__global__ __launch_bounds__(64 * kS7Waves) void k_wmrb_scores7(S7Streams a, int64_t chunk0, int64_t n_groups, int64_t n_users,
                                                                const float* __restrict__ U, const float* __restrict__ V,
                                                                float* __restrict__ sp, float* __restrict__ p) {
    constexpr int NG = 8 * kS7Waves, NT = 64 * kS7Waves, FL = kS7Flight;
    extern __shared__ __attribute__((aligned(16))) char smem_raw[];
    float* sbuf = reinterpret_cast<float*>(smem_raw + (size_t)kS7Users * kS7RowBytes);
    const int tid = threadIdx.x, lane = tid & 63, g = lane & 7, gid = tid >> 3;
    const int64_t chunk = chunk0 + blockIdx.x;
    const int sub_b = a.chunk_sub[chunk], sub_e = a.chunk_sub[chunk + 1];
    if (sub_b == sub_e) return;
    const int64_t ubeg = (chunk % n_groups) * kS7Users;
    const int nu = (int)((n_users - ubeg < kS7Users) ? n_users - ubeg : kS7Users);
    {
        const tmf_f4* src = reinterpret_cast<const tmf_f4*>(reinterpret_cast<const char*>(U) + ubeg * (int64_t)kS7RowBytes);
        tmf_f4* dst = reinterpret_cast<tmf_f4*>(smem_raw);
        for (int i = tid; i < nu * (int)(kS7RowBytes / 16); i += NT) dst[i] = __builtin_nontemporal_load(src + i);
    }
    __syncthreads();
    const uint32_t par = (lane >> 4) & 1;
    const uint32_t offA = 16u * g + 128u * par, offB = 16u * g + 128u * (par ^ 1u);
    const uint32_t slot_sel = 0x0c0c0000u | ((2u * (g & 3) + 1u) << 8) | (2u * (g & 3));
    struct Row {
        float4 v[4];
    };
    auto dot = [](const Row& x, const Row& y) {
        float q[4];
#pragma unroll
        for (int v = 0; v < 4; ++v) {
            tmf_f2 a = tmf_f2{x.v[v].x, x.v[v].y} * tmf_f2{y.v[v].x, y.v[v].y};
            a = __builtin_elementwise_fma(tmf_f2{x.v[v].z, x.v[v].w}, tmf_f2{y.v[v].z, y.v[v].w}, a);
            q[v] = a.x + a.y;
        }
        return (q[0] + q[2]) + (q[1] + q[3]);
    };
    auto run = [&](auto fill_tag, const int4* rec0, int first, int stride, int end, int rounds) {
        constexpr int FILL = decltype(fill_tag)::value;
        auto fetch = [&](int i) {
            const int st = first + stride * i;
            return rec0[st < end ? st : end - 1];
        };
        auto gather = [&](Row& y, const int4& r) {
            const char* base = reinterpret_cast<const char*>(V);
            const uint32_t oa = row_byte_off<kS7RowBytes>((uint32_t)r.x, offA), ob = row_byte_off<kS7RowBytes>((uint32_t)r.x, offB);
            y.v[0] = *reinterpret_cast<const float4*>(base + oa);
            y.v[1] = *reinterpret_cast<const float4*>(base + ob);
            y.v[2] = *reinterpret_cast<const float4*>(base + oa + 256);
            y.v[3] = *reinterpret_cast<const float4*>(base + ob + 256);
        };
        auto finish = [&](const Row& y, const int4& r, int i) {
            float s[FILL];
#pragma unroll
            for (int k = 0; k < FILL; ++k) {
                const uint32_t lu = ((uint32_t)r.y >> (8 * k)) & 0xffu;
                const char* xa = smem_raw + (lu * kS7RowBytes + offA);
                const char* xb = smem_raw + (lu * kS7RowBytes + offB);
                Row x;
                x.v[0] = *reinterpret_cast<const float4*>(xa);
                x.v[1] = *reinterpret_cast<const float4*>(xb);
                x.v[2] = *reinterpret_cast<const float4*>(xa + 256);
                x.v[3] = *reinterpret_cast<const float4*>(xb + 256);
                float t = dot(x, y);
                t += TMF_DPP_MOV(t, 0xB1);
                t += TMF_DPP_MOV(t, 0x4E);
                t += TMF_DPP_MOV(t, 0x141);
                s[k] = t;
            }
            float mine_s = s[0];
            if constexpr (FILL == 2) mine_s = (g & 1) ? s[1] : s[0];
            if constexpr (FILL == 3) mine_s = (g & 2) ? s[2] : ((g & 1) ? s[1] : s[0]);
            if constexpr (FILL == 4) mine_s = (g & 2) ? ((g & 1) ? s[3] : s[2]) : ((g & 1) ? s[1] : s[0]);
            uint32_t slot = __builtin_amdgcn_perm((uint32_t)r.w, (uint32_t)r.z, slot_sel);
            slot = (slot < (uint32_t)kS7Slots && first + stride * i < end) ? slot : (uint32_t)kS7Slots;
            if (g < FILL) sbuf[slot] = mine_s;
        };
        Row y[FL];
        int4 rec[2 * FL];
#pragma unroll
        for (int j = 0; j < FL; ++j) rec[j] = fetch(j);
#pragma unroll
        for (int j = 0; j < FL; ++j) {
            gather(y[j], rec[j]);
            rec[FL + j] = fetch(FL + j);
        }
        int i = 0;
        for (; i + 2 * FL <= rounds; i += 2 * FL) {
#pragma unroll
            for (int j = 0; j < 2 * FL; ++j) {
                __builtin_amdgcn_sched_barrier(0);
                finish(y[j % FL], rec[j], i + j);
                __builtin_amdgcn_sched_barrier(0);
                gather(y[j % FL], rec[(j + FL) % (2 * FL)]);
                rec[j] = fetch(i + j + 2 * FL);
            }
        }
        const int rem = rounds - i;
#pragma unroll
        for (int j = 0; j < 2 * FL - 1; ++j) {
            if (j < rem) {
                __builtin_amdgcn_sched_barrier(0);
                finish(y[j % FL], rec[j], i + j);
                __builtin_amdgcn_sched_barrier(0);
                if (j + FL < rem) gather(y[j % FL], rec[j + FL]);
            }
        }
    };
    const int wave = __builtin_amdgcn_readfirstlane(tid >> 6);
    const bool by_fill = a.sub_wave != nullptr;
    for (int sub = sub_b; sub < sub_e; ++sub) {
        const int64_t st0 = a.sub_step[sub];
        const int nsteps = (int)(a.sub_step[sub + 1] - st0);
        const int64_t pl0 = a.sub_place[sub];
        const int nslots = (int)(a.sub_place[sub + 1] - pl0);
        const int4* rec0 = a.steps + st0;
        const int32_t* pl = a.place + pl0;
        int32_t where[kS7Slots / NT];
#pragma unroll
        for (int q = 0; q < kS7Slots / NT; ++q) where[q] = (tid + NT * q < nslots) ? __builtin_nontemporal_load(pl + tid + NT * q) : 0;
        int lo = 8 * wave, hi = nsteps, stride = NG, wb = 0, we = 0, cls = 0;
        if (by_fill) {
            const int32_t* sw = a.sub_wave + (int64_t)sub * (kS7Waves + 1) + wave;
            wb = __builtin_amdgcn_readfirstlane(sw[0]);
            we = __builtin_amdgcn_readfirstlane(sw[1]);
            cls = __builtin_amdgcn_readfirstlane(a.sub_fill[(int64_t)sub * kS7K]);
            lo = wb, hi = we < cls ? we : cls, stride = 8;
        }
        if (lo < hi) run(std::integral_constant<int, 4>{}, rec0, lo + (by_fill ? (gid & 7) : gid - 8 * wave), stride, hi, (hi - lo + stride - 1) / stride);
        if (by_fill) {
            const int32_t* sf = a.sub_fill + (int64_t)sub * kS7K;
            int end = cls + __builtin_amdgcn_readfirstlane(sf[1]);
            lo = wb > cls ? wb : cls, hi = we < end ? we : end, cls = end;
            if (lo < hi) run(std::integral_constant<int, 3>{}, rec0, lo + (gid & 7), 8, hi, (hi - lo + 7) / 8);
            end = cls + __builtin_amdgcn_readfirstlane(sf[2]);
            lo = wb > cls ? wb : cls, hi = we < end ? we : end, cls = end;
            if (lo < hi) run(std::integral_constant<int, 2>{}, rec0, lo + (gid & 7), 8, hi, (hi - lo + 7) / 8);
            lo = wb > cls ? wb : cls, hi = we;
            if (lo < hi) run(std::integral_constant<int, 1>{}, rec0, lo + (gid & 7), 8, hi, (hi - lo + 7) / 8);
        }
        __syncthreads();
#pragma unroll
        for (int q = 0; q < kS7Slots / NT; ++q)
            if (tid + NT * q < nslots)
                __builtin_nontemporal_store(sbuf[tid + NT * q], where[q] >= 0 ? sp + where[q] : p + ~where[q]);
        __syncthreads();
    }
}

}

# # #

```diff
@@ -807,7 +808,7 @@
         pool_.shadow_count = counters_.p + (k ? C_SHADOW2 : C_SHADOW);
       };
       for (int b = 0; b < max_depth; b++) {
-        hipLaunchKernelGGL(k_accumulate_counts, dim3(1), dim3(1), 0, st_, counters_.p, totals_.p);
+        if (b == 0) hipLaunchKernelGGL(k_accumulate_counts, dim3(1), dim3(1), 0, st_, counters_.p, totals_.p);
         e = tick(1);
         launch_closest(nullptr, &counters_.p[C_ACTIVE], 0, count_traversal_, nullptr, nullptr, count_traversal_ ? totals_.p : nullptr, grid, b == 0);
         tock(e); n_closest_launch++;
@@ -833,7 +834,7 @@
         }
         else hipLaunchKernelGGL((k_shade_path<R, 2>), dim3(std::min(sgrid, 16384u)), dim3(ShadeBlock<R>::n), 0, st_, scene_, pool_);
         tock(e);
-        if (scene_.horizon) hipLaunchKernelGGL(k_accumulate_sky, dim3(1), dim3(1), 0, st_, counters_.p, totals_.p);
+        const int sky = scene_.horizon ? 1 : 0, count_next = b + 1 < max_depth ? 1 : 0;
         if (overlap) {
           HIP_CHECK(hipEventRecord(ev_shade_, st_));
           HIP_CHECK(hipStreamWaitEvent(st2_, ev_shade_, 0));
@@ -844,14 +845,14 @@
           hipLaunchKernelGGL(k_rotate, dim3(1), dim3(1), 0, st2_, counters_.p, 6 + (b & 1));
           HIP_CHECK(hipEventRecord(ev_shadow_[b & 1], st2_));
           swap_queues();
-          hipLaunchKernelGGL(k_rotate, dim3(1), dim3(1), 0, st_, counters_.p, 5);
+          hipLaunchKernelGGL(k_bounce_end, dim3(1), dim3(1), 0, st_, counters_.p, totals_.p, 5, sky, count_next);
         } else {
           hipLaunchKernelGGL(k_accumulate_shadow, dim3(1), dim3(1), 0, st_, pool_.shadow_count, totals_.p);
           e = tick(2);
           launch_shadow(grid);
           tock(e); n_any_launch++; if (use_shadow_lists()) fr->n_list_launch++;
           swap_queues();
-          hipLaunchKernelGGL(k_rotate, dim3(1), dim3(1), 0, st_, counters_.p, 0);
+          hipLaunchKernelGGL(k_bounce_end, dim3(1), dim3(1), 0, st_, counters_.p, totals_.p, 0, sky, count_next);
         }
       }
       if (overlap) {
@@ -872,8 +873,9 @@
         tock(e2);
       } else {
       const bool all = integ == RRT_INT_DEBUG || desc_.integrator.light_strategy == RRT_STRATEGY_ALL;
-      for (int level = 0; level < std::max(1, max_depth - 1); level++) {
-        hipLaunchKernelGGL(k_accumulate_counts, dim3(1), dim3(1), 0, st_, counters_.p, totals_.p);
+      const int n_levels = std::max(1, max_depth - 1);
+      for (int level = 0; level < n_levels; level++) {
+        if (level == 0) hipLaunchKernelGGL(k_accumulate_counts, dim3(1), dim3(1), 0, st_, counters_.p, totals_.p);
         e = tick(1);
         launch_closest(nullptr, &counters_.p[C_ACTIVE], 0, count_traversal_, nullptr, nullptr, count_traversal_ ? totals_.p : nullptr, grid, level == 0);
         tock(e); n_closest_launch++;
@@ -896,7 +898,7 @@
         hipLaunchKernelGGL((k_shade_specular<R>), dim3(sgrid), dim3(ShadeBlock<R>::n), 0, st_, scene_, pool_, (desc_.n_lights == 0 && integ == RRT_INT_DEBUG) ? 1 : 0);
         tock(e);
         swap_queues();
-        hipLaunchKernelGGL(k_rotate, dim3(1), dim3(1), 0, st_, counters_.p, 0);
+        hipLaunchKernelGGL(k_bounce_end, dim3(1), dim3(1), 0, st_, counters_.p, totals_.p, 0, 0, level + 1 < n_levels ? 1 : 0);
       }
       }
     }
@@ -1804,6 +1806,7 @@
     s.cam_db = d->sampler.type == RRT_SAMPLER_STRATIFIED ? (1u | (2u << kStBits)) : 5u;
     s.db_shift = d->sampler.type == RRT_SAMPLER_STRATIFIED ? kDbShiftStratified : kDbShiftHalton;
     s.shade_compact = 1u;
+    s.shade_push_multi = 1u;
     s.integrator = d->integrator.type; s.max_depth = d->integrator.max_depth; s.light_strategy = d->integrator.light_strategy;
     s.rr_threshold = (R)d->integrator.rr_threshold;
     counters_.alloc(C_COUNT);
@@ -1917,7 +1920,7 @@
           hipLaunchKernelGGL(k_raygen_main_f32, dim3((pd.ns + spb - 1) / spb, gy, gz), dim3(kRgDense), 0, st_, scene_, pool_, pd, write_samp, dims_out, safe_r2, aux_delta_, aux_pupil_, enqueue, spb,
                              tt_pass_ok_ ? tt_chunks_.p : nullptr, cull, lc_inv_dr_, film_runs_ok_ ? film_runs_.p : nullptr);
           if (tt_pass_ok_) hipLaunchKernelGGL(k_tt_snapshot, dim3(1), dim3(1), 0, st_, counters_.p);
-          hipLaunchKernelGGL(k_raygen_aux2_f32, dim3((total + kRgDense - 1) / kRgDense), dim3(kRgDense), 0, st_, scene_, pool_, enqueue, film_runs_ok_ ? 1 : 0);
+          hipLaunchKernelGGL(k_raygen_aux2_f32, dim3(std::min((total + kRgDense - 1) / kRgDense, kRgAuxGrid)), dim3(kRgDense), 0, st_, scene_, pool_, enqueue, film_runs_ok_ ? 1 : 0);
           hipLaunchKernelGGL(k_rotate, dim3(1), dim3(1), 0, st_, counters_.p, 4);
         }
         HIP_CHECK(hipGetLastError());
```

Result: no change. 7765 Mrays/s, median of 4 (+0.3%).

# # #

- [Problem description]
Look through the entries above. Copy each line in which the string "char" occurs.

- [Written response]
    extern __shared__ __attribute__((aligned(16))) char smem_raw[];
        const tmf_f4* src = reinterpret_cast<const tmf_f4*>(reinterpret_cast<const char*>(U) + ubeg * (int64_t)kS7RowBytes);
            const char* base = reinterpret_cast<const char*>(V);
                const char* xa = smem_raw + (lu * kS7RowBytes + offA);
                const char* xb = smem_raw + (lu * kS7RowBytes + offB);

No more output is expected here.